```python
def load():
    global _lib
    if _lib is not None:
        return _lib
    path = library_path()
    if not os.path.isfile(path):
        raise RuntimeError(
            f"magicdance_b200: kernel library {path} is missing — run `python -m magicdance_b200.build` "
            "(there is no CPU/PyTorch fallback for the hot path)")
    if path == _build.LIB_PATH and os.path.isdir(_build.CSRC) and not _build.is_fresh():
        raise RuntimeError(f"magicdance_b200: {path} was not built from the sources in {_build.CSRC} "
                           "(stamp mismatch) — run `python -m magicdance_b200.build`")
    lib = C.CDLL(path)
    for name, (res, args) in SIGNATURES.items():
        fn = getattr(lib, name)
        fn.restype = res
        fn.argtypes = args
    if lib.mdb_abi_version() != ABI_VERSION:
        raise RuntimeError(f"magicdance_b200: ABI version mismatch ({lib.mdb_abi_version()} != {ABI_VERSION}); "
                           "rebuild the library")
    for which, mirror in ((0, GemmDesc), (1, AttnDesc), (2, AttnBwdDesc), (3, GemmBwdDesc), (4, GroupNormBwdDesc),
                          (5, LayerNormBwdDesc), (6, Conv3x3BwdDesc), (7, SkinnyBwdDesc)):
        if lib.mdb_abi_struct_bytes(which) != C.sizeof(mirror):
            raise RuntimeError(f"magicdance_b200: {mirror.__name__} mirrors {C.sizeof(mirror)} bytes, the library's "
                               f"struct has {lib.mdb_abi_struct_bytes(which)}: the binding and the library disagree")
    _lib = lib
    return lib


def check(rc: int, what: str):
    if rc != 0:
        msg = load().mdb_last_error().decode(errors="replace")
        raise RuntimeError(f"magicdance_b200.{what} failed (code {rc}): {msg}")
```

magicdance_b200/csrc/gemm.cu:

```cuda
#include <stdlib.h>

#include "common.cuh"

namespace mdb {

constexpr int kBM = 128;
constexpr int kBK = 64;

struct GemmKParams {
  CUtensorMap tmA;
  CUtensorMap tmA2;
  CUtensorMap tmB;
  __half* d;
  long long ldd;
  const float* bias;
  long long bias_batch_stride;
  const __half* residual;
  long long ldr;
  float* ws;
  int rows_per_batch;
  int m, n;
  int k_chunks;
  int k1_chunks;
  int chunks_per_split;
// ... 224 lines not shown
#pragma unroll
            for (int j = 0; j < 32; ++j)
              if (ch * 32 + j < BN) v[j] = lnst.y * fmaf(-lnst.x, s_lnu[ch * 32 + j], v[j]);
          }
          const int ncols = min(min(32, BN - ch * 32), p.n - col0);
          if (p.splits > 1) {
            if (row_ok) {
              float* wp = p.ws + (static_cast<long long>(split) * p.m + row) * p.n + col0;
#pragma unroll
              for (int j = 0; j < 32; j += 4) {
                if (j + 4 <= ncols && (p.n & 3) == 0) {
                  *reinterpret_cast<float4*>(wp + j) = make_float4(v[j], v[j + 1], v[j + 2], v[j + 3]);
                } else {
#pragma unroll
                  for (int e = 0; e < 4; ++e)
                    if (j + e < ncols) wp[j + e] = v[j + e];
                }
              }
            }
          } else if (row_ok) {
            const float* bias_chunk = nullptr;
            if (bias_in_smem) {
              bias_chunk = s_bias + ch * 32;
            } else if (p.bias != nullptr) {
              const long long brow = (p.bias_batch_stride != 0) ? (row / p.rows_per_batch) : 0;
              bias_chunk = p.bias + brow * p.bias_batch_stride + col0;
            }
            epi_store_chunk(p, row, col0, ncols, v, bias_chunk);
          }
        }
      }
    } else {
      const long long brow = (p.bias_batch_stride != 0) ? (row / p.rows_per_batch) : 0;
#pragma unroll 1
      for (int pr = half; pr < BN / 64; pr += 2) {
        const int col0 = n0 + pr * 64;
        if (col0 >= p.n) break;
        if (row_ok) {
          const float* bp = bias_in_smem ? (s_bias + pr * 64)
                                         : ((p.bias != nullptr) ? p.bias + brow * p.bias_batch_stride + col0 : nullptr);
          const float* rv = rrow + pr * 64;
          uint4* d4 = reinterpret_cast<uint4*>(p.d + row * p.ldd + (col0 >> 1));
#pragma unroll
          for (int q = 0; q < 4; ++q) {
            float o[8];
#pragma unroll
            for (int e = 0; e < 8; ++e) {
              const int j = q * 8 + e;
              float a = rv[j];
              float gt = rv[32 + j];
              if (bp != nullptr) {
                a += bp[j];
                gt += bp[32 + j];
              }
              o[e] = a * gelu_erf_f(gt);
            }
            uint4 o4;
            o4.x = pack_half2(o[0], o[1]);
            o4.y = pack_half2(o[2], o[3]);
            o4.z = pack_half2(o[4], o[5]);
            o4.w = pack_half2(o[6], o[7]);
            d4[q] = o4;
          }
        }
      }
    }
  }

  if constexpr (!GEGLU) {
    if (p.cluster_reduce) {
      const int S_ = p.splits;
      const int R = kBM / S_;
      const int groups = BN / 8;
      const uint32_t crank = cluster_ctarank();
      constexpr int kMaxItems = 4;
      uint4 rpre[kMaxItems];
      if (p.residual != nullptr) {
#pragma unroll
        for (int q = 0; q < kMaxItems; ++q) {
          const int item = threadIdx.x + q * kWsThreads;
          if (item < R * groups) {
            const int rl = item / groups, cgp = item - rl * groups;
            const long long row = static_cast<long long>(m0) + static_cast<int>(crank) * R + rl;
            const int col0 = n0 + cgp * 8;
            if (row < p.m && col0 + 8 <= p.n) rpre[q] = *reinterpret_cast<const uint4*>(p.residual + row * p.ldr + col0);
          }
        }
      }
      cluster_sync_all();
      const uint32_t red_base = smem_u32(smem);
#pragma unroll 1
      for (int it_ = 0; it_ * kWsThreads < R * groups; ++it_) {
        const int item = threadIdx.x + it_ * kWsThreads;
        if (item >= R * groups) break;
        const int rl = item / groups, cgp = item - rl * groups;
        const int rt = static_cast<int>(crank) * R + rl;
        const long long row = static_cast<long long>(m0) + rt;
        const int col0 = n0 + cgp * 8;
        if (row >= p.m || col0 >= p.n) continue;
        const uint32_t off = red_base + static_cast<uint32_t>((rt * kRedLd + cgp * 8) * 4);
        float o[8];
#pragma unroll
        for (int e = 0; e < 8; ++e) o[e] = 0.f;
        for (int pr = 0; pr < S_; ++pr) {
          const uint32_t ra = dsmem_map(off, static_cast<uint32_t>(pr));
          const float4 a = dsmem_ld_f4(ra), b = dsmem_ld_f4(ra + 16);
          o[0] += a.x; o[1] += a.y; o[2] += a.z; o[3] += a.w;
          o[4] += b.x; o[5] += b.y; o[6] += b.z; o[7] += b.w;
        }
        const int ncols = min(8, p.n - col0);
        const long long brow = (p.bias_batch_stride != 0) ? (row / p.rows_per_batch) : 0;
        if (p.bias != nullptr) {
          const float* bp = p.bias + brow * p.bias_batch_stride + col0;
          for (int e = 0; e < ncols; ++e) o[e] += bp[e];
        }
        if (ncols == 8) {
          if (p.residual != nullptr) {
            uint4 r4 = make_uint4(0, 0, 0, 0);
            if (it_ < kMaxItems) {
#pragma unroll
              for (int q = 0; q < kMaxItems; ++q)
                if (q == it_) r4 = rpre[q];
            } else {
              r4 = *reinterpret_cast<const uint4*>(p.residual + row * p.ldr + col0);
            }
            const __half2* h2 = reinterpret_cast<const __half2*>(&r4);
#pragma unroll
            for (int e = 0; e < 4; ++e) {
              const float2 f = __half22float2(h2[e]);
              o[2 * e] += f.x;
              o[2 * e + 1] += f.y;
            }
          }
          uint4 o4;
          o4.x = pack_half2(o[0], o[1]);
          o4.y = pack_half2(o[2], o[3]);
          o4.z = pack_half2(o[4], o[5]);
          o4.w = pack_half2(o[6], o[7]);
          *reinterpret_cast<uint4*>(p.d + row * p.ldd + col0) = o4;
        } else {
          for (int e = 0; e < ncols; ++e) {
            float x = o[e];
            if (p.residual != nullptr) x += __half2float(p.residual[row * p.ldr + col0 + e]);
            p.d[row * p.ldd + col0 + e] = __float2half_rn(x);
          }
        }
      }
      cluster_sync_all();
    }
  }

}
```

• • •

REQUIRED ACTION :: Copy each line of the listing that carries the string "mirror".

EXERCISE OUTPUT ::
    for which, mirror in ((0, GemmDesc), (1, AttnDesc), (2, AttnBwdDesc), (3, GemmBwdDesc), (4, GroupNormBwdDesc),
        if lib.mdb_abi_struct_bytes(which) != C.sizeof(mirror):
            raise RuntimeError(f"magicdance_b200: {mirror.__name__} mirrors {C.sizeof(mirror)} bytes, the library's "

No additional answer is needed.